<<<<

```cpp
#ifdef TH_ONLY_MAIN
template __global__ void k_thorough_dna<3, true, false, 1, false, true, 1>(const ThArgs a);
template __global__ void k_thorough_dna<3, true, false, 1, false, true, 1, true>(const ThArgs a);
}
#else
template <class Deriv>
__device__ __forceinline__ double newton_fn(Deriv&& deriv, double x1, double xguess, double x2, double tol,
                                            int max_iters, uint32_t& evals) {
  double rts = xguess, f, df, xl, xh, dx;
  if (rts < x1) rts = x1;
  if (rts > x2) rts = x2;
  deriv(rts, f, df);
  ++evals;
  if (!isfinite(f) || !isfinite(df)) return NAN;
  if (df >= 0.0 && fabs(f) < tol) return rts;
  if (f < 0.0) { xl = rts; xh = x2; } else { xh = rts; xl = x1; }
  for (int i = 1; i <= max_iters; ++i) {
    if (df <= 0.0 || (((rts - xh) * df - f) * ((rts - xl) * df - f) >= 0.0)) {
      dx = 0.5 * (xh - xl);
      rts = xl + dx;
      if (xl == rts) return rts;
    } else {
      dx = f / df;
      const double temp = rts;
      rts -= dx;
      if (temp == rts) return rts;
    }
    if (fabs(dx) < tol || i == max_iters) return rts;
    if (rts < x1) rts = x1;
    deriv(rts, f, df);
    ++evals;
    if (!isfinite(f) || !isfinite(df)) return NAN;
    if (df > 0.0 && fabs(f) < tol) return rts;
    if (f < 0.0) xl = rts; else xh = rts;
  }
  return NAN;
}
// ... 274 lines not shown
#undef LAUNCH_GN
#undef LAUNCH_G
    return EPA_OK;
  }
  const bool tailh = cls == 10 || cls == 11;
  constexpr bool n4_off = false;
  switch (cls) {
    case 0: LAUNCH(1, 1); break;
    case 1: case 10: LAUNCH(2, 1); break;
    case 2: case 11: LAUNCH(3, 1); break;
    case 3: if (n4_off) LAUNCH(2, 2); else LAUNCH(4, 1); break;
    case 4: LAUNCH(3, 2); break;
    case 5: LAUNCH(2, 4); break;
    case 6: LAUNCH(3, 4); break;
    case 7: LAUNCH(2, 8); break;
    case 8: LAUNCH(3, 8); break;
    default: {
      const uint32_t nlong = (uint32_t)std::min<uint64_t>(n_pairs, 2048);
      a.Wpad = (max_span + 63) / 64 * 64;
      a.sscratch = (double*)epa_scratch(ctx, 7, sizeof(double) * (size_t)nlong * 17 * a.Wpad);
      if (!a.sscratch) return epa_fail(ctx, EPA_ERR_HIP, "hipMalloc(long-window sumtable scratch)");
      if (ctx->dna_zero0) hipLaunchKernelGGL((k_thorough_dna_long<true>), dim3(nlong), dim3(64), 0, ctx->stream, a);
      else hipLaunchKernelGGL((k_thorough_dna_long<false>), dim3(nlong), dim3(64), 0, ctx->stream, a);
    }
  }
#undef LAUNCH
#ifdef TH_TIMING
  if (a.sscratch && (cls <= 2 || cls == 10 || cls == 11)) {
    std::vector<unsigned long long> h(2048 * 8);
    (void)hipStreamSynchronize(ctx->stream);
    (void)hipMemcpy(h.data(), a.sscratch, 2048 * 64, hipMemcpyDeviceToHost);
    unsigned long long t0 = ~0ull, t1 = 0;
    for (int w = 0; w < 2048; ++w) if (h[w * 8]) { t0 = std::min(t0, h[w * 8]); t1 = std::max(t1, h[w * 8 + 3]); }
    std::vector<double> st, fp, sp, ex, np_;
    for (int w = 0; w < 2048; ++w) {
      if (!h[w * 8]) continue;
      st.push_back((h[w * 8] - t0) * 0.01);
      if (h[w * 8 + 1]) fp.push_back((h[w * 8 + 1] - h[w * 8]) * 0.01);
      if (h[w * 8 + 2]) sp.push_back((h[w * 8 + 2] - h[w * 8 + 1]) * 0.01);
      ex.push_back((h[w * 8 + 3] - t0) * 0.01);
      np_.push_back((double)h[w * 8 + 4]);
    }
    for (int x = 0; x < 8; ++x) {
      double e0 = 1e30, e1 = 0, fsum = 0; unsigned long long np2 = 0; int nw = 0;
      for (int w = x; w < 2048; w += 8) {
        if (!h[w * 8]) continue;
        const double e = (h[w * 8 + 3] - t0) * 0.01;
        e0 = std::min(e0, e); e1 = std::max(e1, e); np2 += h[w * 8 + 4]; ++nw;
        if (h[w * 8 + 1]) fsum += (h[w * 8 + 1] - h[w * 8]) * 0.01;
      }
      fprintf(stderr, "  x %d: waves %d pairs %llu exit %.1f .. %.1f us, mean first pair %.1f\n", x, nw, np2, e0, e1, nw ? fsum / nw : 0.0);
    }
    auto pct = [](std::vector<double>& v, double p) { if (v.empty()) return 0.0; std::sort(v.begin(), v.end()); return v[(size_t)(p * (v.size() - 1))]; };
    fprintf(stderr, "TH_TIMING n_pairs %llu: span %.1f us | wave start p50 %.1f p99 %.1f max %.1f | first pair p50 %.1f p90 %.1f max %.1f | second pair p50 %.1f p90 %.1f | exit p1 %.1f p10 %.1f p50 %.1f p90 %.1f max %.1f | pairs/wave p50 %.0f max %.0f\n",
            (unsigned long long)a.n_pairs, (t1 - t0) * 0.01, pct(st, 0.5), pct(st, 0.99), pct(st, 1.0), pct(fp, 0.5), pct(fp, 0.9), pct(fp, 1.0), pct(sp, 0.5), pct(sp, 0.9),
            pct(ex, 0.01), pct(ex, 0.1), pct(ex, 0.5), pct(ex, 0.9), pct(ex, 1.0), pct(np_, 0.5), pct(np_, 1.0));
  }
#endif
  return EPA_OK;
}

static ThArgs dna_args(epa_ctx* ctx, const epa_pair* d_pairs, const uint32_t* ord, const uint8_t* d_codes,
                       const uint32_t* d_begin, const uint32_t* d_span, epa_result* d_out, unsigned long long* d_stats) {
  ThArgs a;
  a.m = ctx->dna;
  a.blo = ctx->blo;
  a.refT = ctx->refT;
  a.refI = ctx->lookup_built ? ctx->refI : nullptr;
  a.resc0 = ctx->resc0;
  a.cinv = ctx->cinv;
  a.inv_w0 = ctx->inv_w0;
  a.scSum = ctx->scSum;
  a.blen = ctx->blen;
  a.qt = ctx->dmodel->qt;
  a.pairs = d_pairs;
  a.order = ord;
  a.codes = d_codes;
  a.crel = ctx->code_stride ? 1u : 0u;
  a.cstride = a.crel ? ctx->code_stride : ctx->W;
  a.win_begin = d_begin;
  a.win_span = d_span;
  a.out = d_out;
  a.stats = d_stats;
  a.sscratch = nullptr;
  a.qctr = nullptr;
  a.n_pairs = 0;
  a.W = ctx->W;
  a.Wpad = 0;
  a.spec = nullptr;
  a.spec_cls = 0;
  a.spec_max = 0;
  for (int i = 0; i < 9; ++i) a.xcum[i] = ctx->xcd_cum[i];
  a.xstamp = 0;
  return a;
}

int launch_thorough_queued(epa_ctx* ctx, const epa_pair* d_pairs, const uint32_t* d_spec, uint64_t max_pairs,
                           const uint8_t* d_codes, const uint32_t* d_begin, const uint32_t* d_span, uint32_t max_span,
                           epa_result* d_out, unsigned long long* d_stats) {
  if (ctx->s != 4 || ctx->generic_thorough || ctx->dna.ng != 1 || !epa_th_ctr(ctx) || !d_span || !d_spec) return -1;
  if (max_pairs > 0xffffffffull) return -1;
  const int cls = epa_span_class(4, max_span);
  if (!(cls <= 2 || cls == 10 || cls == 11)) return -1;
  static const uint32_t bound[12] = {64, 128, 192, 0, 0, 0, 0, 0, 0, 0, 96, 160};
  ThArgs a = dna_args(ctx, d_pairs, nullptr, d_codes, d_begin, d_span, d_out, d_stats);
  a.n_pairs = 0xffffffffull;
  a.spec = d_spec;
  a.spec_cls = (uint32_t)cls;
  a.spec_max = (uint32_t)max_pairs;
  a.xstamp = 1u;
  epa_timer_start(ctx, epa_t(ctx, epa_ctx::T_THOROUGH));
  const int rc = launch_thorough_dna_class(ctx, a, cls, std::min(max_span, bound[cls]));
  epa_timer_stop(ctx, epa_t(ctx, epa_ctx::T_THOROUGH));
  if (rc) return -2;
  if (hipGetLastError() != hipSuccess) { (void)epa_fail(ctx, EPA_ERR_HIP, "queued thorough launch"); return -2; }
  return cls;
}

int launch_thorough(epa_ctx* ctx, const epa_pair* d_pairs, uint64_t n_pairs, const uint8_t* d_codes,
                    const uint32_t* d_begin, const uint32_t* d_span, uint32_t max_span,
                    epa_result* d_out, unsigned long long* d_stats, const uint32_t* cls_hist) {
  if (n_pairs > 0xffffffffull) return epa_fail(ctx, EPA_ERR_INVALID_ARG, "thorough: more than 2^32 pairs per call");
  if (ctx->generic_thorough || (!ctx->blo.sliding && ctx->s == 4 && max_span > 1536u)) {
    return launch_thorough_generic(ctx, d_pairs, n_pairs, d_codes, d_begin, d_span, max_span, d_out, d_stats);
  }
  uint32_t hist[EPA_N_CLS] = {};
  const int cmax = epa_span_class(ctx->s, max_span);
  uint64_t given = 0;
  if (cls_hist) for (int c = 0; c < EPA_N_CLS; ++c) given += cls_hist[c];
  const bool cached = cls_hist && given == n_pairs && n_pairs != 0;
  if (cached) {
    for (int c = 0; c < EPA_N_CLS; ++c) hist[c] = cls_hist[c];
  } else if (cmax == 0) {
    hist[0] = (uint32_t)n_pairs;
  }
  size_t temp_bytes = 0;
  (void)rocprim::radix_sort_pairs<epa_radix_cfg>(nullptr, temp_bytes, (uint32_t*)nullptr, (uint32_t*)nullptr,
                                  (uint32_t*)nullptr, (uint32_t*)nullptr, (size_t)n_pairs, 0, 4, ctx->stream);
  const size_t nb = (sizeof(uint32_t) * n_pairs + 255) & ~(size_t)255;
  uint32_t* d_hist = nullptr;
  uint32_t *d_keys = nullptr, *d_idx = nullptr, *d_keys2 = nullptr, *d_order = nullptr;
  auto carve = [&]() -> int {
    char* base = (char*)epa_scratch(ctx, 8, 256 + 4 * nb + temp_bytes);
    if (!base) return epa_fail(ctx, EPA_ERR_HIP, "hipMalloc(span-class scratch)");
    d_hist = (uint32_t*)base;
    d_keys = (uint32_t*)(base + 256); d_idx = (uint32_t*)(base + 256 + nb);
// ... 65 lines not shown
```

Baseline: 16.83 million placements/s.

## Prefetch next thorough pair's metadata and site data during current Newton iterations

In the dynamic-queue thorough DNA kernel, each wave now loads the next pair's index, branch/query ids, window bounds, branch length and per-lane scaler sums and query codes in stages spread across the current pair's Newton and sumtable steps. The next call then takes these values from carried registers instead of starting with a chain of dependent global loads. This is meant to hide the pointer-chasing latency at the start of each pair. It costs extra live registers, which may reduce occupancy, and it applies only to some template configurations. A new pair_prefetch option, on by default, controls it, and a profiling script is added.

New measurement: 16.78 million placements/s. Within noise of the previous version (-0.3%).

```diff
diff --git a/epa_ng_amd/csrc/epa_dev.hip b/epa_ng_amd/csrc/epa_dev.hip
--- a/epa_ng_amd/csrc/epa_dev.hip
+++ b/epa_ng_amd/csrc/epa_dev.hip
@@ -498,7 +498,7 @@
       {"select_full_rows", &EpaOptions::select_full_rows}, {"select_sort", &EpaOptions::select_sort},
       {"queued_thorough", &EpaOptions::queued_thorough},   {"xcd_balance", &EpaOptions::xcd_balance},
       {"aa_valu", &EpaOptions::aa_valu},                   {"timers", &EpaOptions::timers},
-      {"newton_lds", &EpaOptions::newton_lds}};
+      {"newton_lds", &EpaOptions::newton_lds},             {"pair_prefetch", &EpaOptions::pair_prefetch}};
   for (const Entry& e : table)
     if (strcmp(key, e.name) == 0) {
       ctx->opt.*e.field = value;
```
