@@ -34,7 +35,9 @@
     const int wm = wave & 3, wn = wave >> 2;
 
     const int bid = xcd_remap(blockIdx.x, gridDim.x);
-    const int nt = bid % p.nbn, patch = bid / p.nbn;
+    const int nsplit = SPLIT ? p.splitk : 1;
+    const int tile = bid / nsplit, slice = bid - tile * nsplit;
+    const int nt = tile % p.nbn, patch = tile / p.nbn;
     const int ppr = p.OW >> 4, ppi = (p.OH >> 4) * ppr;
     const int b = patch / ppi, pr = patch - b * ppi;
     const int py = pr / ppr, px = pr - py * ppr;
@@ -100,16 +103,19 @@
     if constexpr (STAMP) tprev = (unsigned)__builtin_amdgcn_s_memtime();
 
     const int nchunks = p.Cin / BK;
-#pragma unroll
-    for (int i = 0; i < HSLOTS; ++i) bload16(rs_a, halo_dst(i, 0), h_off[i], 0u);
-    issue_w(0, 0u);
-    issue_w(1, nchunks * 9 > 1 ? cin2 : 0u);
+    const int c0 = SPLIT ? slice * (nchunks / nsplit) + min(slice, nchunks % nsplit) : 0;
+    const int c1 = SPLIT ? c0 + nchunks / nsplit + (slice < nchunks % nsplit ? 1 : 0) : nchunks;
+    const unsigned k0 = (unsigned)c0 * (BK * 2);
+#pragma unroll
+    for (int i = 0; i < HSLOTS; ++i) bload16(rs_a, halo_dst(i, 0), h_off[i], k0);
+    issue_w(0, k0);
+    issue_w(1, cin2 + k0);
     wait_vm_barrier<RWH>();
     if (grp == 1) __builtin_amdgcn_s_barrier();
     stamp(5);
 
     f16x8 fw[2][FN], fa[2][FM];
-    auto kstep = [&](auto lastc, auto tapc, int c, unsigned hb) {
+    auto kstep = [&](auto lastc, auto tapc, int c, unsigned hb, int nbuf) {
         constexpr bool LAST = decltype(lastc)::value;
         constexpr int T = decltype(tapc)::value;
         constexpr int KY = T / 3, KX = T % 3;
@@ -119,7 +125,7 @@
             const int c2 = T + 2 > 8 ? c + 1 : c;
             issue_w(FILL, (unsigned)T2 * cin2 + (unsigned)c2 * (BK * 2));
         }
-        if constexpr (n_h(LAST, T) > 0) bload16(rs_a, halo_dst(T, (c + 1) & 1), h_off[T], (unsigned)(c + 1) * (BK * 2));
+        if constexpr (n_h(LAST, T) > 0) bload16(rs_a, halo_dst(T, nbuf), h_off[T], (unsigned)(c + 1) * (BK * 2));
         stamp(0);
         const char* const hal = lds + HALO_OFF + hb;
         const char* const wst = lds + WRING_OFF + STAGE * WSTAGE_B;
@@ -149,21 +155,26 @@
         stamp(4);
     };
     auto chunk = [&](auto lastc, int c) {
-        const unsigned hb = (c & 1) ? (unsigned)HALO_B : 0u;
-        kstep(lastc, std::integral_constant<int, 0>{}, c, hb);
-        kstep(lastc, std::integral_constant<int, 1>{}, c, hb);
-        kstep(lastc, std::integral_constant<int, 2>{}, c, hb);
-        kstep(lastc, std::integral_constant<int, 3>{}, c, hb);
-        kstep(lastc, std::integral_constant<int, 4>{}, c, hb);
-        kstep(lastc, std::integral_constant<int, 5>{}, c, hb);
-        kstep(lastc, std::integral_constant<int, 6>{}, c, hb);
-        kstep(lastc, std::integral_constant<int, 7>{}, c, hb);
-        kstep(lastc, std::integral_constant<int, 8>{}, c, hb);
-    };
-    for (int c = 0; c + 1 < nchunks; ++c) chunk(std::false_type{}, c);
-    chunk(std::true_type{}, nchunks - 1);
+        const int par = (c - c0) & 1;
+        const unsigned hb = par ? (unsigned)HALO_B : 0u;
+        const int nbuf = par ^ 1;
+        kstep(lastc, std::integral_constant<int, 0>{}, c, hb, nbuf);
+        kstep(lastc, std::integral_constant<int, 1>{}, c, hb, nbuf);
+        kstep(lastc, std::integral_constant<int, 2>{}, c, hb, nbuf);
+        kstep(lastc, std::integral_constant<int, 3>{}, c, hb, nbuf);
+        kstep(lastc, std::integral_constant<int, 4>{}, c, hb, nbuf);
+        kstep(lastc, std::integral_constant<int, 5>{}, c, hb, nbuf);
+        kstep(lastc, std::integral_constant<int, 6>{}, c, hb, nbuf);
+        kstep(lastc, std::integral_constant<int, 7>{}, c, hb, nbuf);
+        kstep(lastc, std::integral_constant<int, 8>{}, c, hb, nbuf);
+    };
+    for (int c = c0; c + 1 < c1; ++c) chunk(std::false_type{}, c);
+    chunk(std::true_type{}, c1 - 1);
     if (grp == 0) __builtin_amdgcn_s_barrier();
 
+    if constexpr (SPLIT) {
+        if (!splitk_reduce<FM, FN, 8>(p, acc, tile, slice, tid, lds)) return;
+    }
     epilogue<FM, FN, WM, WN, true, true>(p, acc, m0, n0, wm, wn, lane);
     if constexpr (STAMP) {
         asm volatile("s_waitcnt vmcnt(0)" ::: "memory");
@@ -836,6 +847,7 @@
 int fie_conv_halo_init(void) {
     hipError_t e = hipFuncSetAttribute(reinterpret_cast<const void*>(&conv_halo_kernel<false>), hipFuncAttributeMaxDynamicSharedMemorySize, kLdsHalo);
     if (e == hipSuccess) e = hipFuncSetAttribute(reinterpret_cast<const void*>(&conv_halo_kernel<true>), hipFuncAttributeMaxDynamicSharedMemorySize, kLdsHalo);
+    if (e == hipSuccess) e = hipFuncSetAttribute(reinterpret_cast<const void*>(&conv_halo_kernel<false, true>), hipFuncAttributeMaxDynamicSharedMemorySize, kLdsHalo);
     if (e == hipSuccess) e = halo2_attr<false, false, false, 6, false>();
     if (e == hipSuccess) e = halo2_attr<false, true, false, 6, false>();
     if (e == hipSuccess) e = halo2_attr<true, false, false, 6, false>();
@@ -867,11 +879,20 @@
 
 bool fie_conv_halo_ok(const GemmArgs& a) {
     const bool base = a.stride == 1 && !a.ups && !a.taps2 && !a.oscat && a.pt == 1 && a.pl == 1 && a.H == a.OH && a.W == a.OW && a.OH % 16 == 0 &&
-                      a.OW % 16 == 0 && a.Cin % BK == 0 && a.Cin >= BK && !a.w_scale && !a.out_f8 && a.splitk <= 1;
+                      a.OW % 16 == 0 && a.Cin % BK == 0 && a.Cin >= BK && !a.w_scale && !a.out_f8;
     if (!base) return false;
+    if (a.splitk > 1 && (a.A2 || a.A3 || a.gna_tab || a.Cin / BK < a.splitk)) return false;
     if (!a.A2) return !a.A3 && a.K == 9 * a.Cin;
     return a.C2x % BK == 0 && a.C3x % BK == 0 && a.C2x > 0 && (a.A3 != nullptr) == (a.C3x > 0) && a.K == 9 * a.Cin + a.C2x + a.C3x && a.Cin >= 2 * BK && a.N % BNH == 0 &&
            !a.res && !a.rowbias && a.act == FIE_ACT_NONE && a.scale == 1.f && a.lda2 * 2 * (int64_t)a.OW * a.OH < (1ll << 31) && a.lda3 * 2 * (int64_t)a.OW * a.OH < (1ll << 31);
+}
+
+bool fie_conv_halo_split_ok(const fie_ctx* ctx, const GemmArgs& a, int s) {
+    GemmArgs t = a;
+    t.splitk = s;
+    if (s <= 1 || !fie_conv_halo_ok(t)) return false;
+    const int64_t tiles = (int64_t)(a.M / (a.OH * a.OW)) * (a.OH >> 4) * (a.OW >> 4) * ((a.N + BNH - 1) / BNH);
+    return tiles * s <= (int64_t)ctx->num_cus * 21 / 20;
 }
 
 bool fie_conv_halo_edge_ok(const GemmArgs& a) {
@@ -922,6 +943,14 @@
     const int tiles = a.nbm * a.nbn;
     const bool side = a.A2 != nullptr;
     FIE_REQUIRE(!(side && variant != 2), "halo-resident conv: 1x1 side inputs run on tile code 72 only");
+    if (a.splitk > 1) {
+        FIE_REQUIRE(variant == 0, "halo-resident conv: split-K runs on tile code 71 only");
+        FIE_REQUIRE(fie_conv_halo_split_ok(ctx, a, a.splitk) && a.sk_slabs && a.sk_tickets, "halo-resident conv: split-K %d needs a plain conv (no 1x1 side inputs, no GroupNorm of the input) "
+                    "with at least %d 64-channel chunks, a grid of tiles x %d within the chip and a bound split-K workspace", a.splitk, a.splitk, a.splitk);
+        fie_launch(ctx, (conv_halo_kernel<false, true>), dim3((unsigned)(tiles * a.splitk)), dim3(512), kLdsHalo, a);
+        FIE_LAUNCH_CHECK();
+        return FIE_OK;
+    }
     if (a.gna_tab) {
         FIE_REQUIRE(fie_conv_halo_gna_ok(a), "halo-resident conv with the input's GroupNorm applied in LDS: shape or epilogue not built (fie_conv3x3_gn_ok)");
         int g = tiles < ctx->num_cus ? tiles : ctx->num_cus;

>>>>

_Problem details:_
If the string "resident" appears in a line of the entries, report the line.

_Exercise answer:_
     FIE_REQUIRE(!(side && variant != 2), "halo-resident conv: 1x1 side inputs run on tile code 72 only");
+        FIE_REQUIRE(variant == 0, "halo-resident conv: split-K runs on tile code 71 only");
+        FIE_REQUIRE(fie_conv_halo_split_ok(ctx, a, a.splitk) && a.sk_slabs && a.sk_tickets, "halo-resident conv: split-K %d needs a plain conv (no 1x1 side inputs, no GroupNorm of the input) "
         FIE_REQUIRE(fie_conv_halo_gna_ok(a), "halo-resident conv with the input's GroupNorm applied in LDS: shape or epilogue not built (fie_conv3x3_gn_ok)");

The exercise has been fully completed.